Using the data below, return all lines in which "epoch" appears.

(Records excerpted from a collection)
*** Begin section ***
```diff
@@ -676,11 +678,16 @@
     ENS(seqs, k.seq_span + 64);
     ENS(descs, k.n * sizeof(PairDesc));
     ENS(order, k.n * sizeof(uint32_t));
-    ENS(counter, k.counter_bytes);
+    {
+        const size_t before = s.counter.cap;
+        const void *before_p = s.counter.p;
+        ENS(counter, k.counter_bytes);
+        if (s.counter.cap != before || s.counter.p != before_p) s.counter_zero_bytes = 0;
+    }
     if (k.coop) ENS(coop, k.coop_bytes);
     if (k.overlap) {
         const size_t before = s.walked.cap;
-        ENS(walked, 4ull * k.n);
+        ENS(walked, 8ull * k.n);
         if (s.walked.cap != before) s.walked_clean = false;
         if (!s.tb_stream) HIPCHK(hipStreamCreateWithFlags(&s.tb_stream, hipStreamNonBlocking));
         if (!s.ev_fork) HIPCHK(hipEventCreateWithFlags(&s.ev_fork, hipEventDisableTiming));
@@ -774,12 +781,21 @@
     return ALN_OK;
 }
 
+static bool tb_short_tail()
+{
+    const char *e = getenv("ALN_TB_SHORT_TAIL");
+    return e && atoi(e) != 0;
+}
+
 static int slot_launch(DevCtx *ctx, Slot &s, const Call &c, const Chunk &k, hipStream_t st, hipEvent_t *ev, uint32_t *fill_launches,
                        hipEvent_t fill_after = nullptr)
 {
     if (fill_launches) *fill_launches = 0;
     if (k.n == 0) return ALN_OK;
-    if (k.n_small) HIPCHK(hipMemsetAsync(s.counter.p, 0, k.counter_bytes, st));
+    if (k.n_small) {
+        if (s.counter_zero_bytes < k.counter_bytes || s.counter_zero_stream != st) HIPCHK(hipMemsetAsync(s.counter.p, 0, k.counter_bytes, st));
+        s.counter_zero_bytes = 0;
+    }
     if (k.n_small && k.coop) HIPCHK(hipMemsetAsync(s.coop.p, 0, k.coop_bytes, st));
     if (k.n_small && c.fast) {
         s.salt = (s.salt + 1u) & 0x3ffu;
@@ -831,6 +847,9 @@
         ta.walked = s.walked.as<uint32_t>(); ta.epoch = ++s.epoch; ta.n_order = (uint32_t)k.n_small;
         ta.doneq = s.counter.as<uint32_t>() + 64; ta.head = s.counter.as<uint32_t>() + 2; ta.wait_ticks = 50000000ull;
         if (const char *w = getenv("ALN_TB_WAIT_US")) ta.wait_ticks = 100ull * strtoull(w, nullptr, 10);
+        uint64_t tail = tb_short_tail() ? std::min<uint64_t>(8192u, k.n_small / 8) : k.n_small;
+        if (const char *e = getenv("ALN_TB_EXPAND_TAIL")) tail = std::min<uint64_t>(strtoull(e, nullptr, 10), k.n_small);
+        ta.expanded = s.walked.as<uint32_t>() + k.n; ta.expand_until = (uint32_t)(k.n_small - tail);
         HIPCHK(hipEventRecord(s.ev_fork, st));
     }
     if (k.n_small) {
@@ -926,8 +945,11 @@
             aln_launch_traceback_single(&tsa, d.N, st);
             aln_launch_traceback_expand_single(&ta, tsa.pair, st);
         }
+        const bool clears = overlap && batch_tb && tb_short_tail() && k.counter_bytes / 4 <= 64ull * k.n;
+        if (clears) { ta.clear = s.counter.as<uint32_t>(); ta.clear_words = (uint32_t)(k.counter_bytes / 4); }
         if (batch_tb) aln_launch_traceback_expand(&ta, st);
         HIPCHK(hipGetLastError());
+        if (clears) { s.counter_zero_bytes = k.counter_bytes; s.counter_zero_stream = st; }
     }
     if (c.unscale != 1.0) { aln_launch_scale_results(s.results.as<aln_pair_result>(), (uint32_t)k.n, c.unscale, st); HIPCHK(hipGetLastError()); }
     if (ev) HIPCHK(hipEventRecord(ev[2], st));
diff --git a/aligner_amd/csrc/aln_kernels.hip b/aligner_amd/csrc/aln_kernels.hip
--- a/aligner_amd/csrc/aln_kernels.hip
+++ b/aligner_amd/csrc/aln_kernels.hip
@@ -2243,6 +2243,53 @@
     if (a.walked && uni32(a.walked[pair]) == a.epoch) return;
     tb_walk_pair_wave(a, pair);
 }
+__device__ __forceinline__ void tb_expand_pair_lane(const TraceArgs &a, uint32_t pair)
+{
+    constexpr uint32_t G = 4;
+    const PairDesc &d = a.descs[pair];
+    const aln_pair_result &res = a.results[pair];
+    if (res.status != ALN_OK) return;
+    if ((d.layout & 0xffu) == ALN_LAYOUT_UNIFORM) return;
+    const uint8_t *__restrict__ q = a.seqs + d.q_off;
+    const uint8_t *__restrict__ t = a.seqs + d.t_off;
+    const uint32_t cap = d.N + d.M + 2;
+    uint8_t *__restrict__ qa = a.tb + d.tb_off;
+    uint8_t *__restrict__ ta = qa + (a.pwm ? 4ull : 1ull) * cap;
+    uint32_t *__restrict__ numbered = reinterpret_cast<uint32_t *>(qa);
+    const uint32_t len = res.aln_len - (a.pwm ? 0u : 1u);
+    const uint8_t *last = a.tags + d.tag_off + len;
+    uint32_t px = res.start_x, py = res.start_y;
+    uint32_t j = 0;
+    for (; j + G <= len; j += G) {
+        uint32_t tag[G], qv[G], tv[G];
+#pragma unroll
+        for (uint32_t u = 0; u < G; ++u) tag[u] = last[-1 - (int64_t)(j + u)];
+#pragma unroll
+        for (uint32_t u = 0; u < G; ++u) {
+            px += (tag[u] != 2u); py += (tag[u] != 1u);
+            const uint32_t qr = a.pwm ? px : (uint32_t)q[max(px, 1u) - 1u], tr = (uint32_t)t[max(py, 1u) - 1u];
+            qv[u] = (tag[u] == 2u) ? (a.pwm ? 0u : (uint32_t)a.blank) : qr;
+            tv[u] = (tag[u] == 1u) ? (uint32_t)a.blank : tr;
+        }
+#pragma unroll
+        for (uint32_t u = 0; u < G; ++u) {
+            if (a.pwm) numbered[j + u] = qv[u];
+            else qa[j + u] = (uint8_t)qv[u];
+            ta[j + u] = (uint8_t)tv[u];
+        }
+    }
+    for (; j < len; ++j) {
+        const uint32_t tag = last[-1 - (int64_t)j];
+        px += (tag != 2u); py += (tag != 1u);
+        if (a.pwm) numbered[j] = (tag == 2u) ? 0u : px;
+        else qa[j] = (tag == 2u) ? a.blank : q[px - 1];
+        ta[j] = (tag == 1u) ? a.blank : t[py - 1];
+    }
+    if (!a.pwm) {
+        qa[len] = q[res.end_x - 1];
+        ta[len] = t[res.end_y - 1];
+    }
+}
 extern "C" __global__ __attribute__((amdgpu_flat_work_group_size(64, 64), amdgpu_num_vgpr(16))) void aln_traceback_overlap_kernel(TraceArgs a)
 {
     __builtin_amdgcn_s_setprio(3);
@@ -2261,9 +2308,14 @@
             if (wall_clock64() - t0 > a.wait_ticks) return;
         }
         __atomic_thread_fence(__ATOMIC_ACQUIRE);
+        const bool expand = a.expanded != nullptr && min(base + 64u, a.n_order) <= a.expand_until;
         if (my < a.n_order) {
             tb_walk_pair(a, v - 1u);
             a.walked[v - 1u] = a.epoch;
+            if (expand) {
+                tb_expand_pair_lane(a, v - 1u);
+                a.expanded[v - 1u] = a.epoch;
+            }
         }
     }
 }
@@ -2520,8 +2572,13 @@
 
 extern "C" __global__ __attribute__((amdgpu_flat_work_group_size(256, 256), amdgpu_num_vgpr(16))) void aln_traceback_expand_kernel(TraceArgs a)
 {
+    if (a.clear) {
+        const uint32_t i = blockIdx.x * blockDim.x + threadIdx.x;
+        if (i < a.clear_words) a.clear[i] = 0u;
+    }
     const uint32_t pair = blockIdx.x * (blockDim.x >> 6) + (threadIdx.x >> 6);
     if (pair >= a.n_pairs) return;
+    if (a.expanded && uni32(a.expanded[pair]) == a.epoch) return;
     constexpr int G = 2;
     const int lane = threadIdx.x & 63;
     const PairDesc &d = a.descs[pair];
```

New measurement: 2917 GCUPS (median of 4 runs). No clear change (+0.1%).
*** End section ***
- TASK RESPONSE -
         ta.walked = s.walked.as<uint32_t>(); ta.epoch = ++s.epoch; ta.n_order = (uint32_t)k.n_small;
     if (a.walked && uni32(a.walked[pair]) == a.epoch) return;
             a.walked[v - 1u] = a.epoch;
+                a.expanded[v - 1u] = a.epoch;
+    if (a.expanded && uni32(a.expanded[pair]) == a.epoch) return;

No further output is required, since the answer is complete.